## [Your objective]
Determine how many lines in the records below contain "bool", then state that number alone.

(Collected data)
-*-
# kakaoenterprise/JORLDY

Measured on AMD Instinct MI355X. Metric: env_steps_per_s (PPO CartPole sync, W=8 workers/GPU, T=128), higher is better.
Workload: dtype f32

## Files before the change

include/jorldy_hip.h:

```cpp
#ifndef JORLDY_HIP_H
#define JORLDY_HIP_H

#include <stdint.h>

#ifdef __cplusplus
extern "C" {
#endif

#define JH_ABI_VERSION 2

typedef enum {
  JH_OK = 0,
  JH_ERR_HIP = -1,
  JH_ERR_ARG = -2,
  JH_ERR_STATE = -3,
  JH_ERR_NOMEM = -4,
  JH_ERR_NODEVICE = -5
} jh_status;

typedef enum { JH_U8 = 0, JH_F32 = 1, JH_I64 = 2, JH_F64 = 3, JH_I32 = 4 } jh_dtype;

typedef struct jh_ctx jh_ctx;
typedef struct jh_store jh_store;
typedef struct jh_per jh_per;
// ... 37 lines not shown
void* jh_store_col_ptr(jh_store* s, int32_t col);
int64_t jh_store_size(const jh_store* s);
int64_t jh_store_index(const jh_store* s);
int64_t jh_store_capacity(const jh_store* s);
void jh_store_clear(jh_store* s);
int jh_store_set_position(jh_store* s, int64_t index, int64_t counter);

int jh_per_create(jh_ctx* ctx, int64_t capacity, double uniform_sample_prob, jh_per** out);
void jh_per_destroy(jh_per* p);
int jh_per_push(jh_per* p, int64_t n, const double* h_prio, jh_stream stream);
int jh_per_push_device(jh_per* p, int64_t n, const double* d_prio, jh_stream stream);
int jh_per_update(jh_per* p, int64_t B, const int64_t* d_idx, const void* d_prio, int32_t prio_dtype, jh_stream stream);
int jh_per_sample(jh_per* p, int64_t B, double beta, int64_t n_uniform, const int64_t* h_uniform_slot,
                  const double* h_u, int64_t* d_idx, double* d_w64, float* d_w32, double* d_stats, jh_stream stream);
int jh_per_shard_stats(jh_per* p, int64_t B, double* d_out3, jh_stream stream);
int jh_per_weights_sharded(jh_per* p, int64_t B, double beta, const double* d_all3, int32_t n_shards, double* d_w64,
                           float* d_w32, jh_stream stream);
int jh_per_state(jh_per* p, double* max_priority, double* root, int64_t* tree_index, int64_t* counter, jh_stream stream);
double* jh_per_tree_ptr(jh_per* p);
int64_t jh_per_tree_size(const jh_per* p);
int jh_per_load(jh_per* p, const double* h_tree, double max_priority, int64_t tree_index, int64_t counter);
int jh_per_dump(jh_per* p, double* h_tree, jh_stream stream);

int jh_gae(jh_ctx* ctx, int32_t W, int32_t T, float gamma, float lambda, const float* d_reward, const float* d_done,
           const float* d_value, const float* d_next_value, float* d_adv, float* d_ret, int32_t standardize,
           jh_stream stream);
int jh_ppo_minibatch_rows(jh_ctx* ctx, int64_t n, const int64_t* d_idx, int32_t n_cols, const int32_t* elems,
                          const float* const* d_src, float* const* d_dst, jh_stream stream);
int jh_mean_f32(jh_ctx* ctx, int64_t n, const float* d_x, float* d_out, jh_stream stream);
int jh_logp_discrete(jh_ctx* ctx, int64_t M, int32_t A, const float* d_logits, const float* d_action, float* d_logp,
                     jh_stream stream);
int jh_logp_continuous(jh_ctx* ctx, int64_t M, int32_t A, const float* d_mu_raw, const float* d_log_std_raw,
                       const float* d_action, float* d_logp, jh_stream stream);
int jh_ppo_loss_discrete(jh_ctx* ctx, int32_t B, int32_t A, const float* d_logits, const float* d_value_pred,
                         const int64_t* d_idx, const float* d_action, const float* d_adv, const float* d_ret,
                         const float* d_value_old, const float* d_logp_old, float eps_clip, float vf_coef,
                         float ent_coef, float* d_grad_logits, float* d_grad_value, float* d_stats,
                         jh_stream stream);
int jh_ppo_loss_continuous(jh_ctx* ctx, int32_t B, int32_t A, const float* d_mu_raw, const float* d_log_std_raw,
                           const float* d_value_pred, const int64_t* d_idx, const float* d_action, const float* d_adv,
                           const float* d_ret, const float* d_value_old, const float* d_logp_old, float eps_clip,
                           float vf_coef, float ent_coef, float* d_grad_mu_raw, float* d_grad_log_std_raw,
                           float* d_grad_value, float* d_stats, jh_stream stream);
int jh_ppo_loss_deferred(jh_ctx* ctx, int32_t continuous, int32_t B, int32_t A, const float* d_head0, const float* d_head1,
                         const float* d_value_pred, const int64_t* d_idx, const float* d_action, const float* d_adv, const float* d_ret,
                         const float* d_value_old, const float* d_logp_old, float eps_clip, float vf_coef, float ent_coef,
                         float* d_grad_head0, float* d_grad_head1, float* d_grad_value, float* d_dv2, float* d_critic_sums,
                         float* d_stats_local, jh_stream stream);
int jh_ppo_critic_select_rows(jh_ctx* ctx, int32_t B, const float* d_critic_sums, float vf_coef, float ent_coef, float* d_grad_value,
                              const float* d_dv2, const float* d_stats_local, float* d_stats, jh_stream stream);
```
-*-
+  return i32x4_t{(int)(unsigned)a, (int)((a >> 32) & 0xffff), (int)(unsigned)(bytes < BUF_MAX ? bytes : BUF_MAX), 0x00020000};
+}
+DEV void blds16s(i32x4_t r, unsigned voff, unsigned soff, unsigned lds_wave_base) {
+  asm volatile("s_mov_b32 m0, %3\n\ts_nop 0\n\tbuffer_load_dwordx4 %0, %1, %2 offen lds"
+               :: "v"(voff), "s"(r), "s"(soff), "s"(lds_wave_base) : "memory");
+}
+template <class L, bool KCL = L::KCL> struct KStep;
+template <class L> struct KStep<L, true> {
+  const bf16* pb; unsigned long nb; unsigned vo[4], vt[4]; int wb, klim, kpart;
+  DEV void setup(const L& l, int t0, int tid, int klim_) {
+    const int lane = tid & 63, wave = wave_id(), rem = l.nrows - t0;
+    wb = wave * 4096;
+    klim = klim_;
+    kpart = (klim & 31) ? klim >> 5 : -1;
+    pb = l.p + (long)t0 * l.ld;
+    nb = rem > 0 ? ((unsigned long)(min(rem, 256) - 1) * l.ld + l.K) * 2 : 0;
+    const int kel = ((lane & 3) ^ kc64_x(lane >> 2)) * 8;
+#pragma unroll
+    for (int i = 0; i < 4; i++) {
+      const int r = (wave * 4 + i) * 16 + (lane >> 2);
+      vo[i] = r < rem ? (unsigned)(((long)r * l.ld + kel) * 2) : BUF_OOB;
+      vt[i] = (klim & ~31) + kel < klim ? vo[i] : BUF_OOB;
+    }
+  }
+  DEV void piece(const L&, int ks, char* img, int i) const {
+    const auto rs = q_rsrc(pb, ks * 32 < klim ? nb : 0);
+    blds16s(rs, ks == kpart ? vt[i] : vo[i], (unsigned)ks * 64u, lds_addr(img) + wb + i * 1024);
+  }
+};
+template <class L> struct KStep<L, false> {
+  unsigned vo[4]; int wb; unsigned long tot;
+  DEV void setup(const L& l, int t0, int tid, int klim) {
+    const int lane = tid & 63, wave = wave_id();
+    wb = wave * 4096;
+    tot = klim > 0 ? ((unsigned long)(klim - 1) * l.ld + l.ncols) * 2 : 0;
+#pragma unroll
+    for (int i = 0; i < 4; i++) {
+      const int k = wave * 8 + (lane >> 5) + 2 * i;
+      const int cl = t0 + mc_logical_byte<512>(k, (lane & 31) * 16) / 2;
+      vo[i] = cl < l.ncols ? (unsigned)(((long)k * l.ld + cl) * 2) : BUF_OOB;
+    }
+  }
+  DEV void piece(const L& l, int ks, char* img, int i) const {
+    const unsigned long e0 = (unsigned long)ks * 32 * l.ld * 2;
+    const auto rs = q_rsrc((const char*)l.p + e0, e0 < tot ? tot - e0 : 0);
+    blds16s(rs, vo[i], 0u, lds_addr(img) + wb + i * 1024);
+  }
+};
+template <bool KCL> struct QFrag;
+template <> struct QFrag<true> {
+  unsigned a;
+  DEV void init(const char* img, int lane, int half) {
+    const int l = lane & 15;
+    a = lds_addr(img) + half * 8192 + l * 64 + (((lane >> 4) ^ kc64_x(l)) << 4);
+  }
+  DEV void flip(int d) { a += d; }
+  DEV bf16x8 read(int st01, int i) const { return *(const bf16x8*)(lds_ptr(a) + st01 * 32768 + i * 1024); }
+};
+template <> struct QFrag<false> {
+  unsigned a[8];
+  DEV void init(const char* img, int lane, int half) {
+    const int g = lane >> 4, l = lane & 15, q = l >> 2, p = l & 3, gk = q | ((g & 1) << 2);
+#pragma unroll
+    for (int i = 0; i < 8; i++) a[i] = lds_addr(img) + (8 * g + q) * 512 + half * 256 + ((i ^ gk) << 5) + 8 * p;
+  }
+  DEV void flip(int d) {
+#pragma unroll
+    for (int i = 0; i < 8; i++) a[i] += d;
-*-
## [Answer below]
2